┌─ RECORDS FOR THE EXERCISE

@@ -128,7 +131,6 @@
   unsigned cboff[BS_XU] = {}, nboff[BS_XU] = {};
   unsigned long long cmask[BS_XU] = {}, nmask[BS_XU] = {};
   const float *cxg = nullptr, *nxg = nullptr;
-  const unsigned char *cws = nullptr, *nws = nullptr;
   for (int vb = blockIdx.x; vb < n_tiles; vb += gridDim.x) {
   int t0, co0, b;
   decode(fresh_args(), vb, t0, co0, b);
@@ -154,11 +156,9 @@
       else idx = (tin >= 0 && tin < a.T_in) ? tin : -1;
       u_idx[j] = u_c[j] >= 0 ? idx : -1;
     }
-    constexpr int NBLK = W_STAGE / 1024;
-    constexpr int ND = (NBLK + NSW - 1) / NSW;
     constexpr int NX = BS_XU * 8;
-    static_assert(W_STAGE % 1024 == 0 && ND + NX <= 63 && NX == 24, "vmcnt is a 6-bit counter; FAC_XREGS24_* list 24 registers per set");
-    auto stage_w = [&](int chunk, int buf) {
+    static_assert(W_STAGE % 1024 == 0 && NX == 24, "FAC_XREGS24_* list 24 registers per set");
+    [[maybe_unused]] auto stage_w = [&](int chunk, int buf) {
       constexpr int N16 = W_STAGE / 16;
       const unsigned char* src = wsrc + (long long)chunk * W_STAGE;
       unsigned char* dst = Wbuf + buf * STG;
@@ -199,13 +199,7 @@
       for (int c = -1; c < n_chunks; ++c) {
         if (c + 1 < n_chunks) {
           const int buf = (c + 1) & 1;
-          wv4 wv[ND], xv[BS_XU][3];
-          const unsigned char* src = wsrc + (long long)(c + 1) * W_STAGE;
-#pragma unroll
-          for (int j = 0; j < ND; ++j) {
-            const int bi = min(lw + NSW * j, NBLK - 1);
-            wv[j] = *reinterpret_cast<const wv4*>(src + bi * 1024 + lane * 16);
-          }
+          wv4 xv[BS_XU][3];
 #pragma unroll
           for (int j = 0; j < BS_XU; ++j) {
             const unsigned char* grp = xp + (long long)((c + 1) * G + u_g[j]) * grp_bytes;
@@ -223,12 +217,6 @@
               *reinterpret_cast<wv4*>(xd + ((pl * G + u_g[j]) * XW + u_c[j]) * 16) = v;
             }
           }
-          unsigned char* dst = Wbuf + buf * STG;
-#pragma unroll
-          for (int j = 0; j < ND; ++j) {
-            const int bi = min(lw + NSW * j, NBLK - 1);
-            *reinterpret_cast<wv4*>(dst + bi * 1024 + lane * 16) = wv[j];
-          }
         }
         __syncthreads();
       }
@@ -236,8 +224,7 @@
 #define BS_LD(n, R)                                                                                                          \
   asm volatile("global_load_dword v" #R ", %0, %1" : : "v"(u_boff[(n) / 8]), "s"(grp[(n) / 8] + (long long)((n) % 8) * xcs) : "memory", "v" #R);
 #define BS_RD(n, R) asm volatile("v_cndmask_b32_e64 %0, 0, v" #R ", %1" : "=v"(xr[(n) / 8][(n) % 8]) : "s"(u_mask[(n) / 8]) : "memory");
-      auto tile_params = [&](int t0_, int b_, int co0_, unsigned (&boff)[BS_XU], unsigned long long (&mask)[BS_XU], const float*& xgp,
-                             const unsigned char*& wsp) {
+      auto tile_params = [&](int t0_, int b_, unsigned (&boff)[BS_XU], unsigned long long (&mask)[BS_XU], const float*& xgp) {
         const KArgP ka = fresh_args();
         const int pad_left = ka->pad_left, pad_mode = ka->pad_mode, T_in = ka->T_in, T_ext = ka->T_ext;
 #pragma unroll
@@ -251,13 +238,12 @@
           mask[j] = __builtin_amdgcn_ballot_w64(idx >= 0);
         }
         xgp = ka->x + (long long)b_ * ka->x_bs;
-        wsp = reinterpret_cast<const unsigned char*>(ka->w) + (long long)(co0_ / BS_CO) * n_chunks * W_STAGE;
       };
-      if (first) tile_params(t0, b, co0, cboff, cmask, cxg, cws);
+      if (first) tile_params(t0, b, cboff, cmask, cxg);
       if (has_nt) {
         int nt0, nco0, nb;
         decode(fresh_args(), vb + (int)gridDim.x, nt0, nco0, nb);
-        tile_params(nt0, nb, nco0, nboff, nmask, nxg, nws);
+        tile_params(nt0, nb, nboff, nmask, nxg);
       }
       auto load_a = [&](const float* xgp, const unsigned (&u_boff)[BS_XU], int chunk) {
         const float* grp[BS_XU];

└─

§ **WHAT IS EXPECTED**:
Go through the listing above and copy each line in which the string "char" is found.

§ **TASK ANSWER**:
-  const unsigned char *cws = nullptr, *nws = nullptr;
       const unsigned char* src = wsrc + (long long)chunk * W_STAGE;
       unsigned char* dst = Wbuf + buf * STG;
-          const unsigned char* src = wsrc + (long long)(c + 1) * W_STAGE;
             const unsigned char* grp = xp + (long long)((c + 1) * G + u_g[j]) * grp_bytes;
-          unsigned char* dst = Wbuf + buf * STG;
-                             const unsigned char*& wsp) {
-        wsp = reinterpret_cast<const unsigned char*>(ka->w) + (long long)(co0_ / BS_CO) * n_chunks * W_STAGE;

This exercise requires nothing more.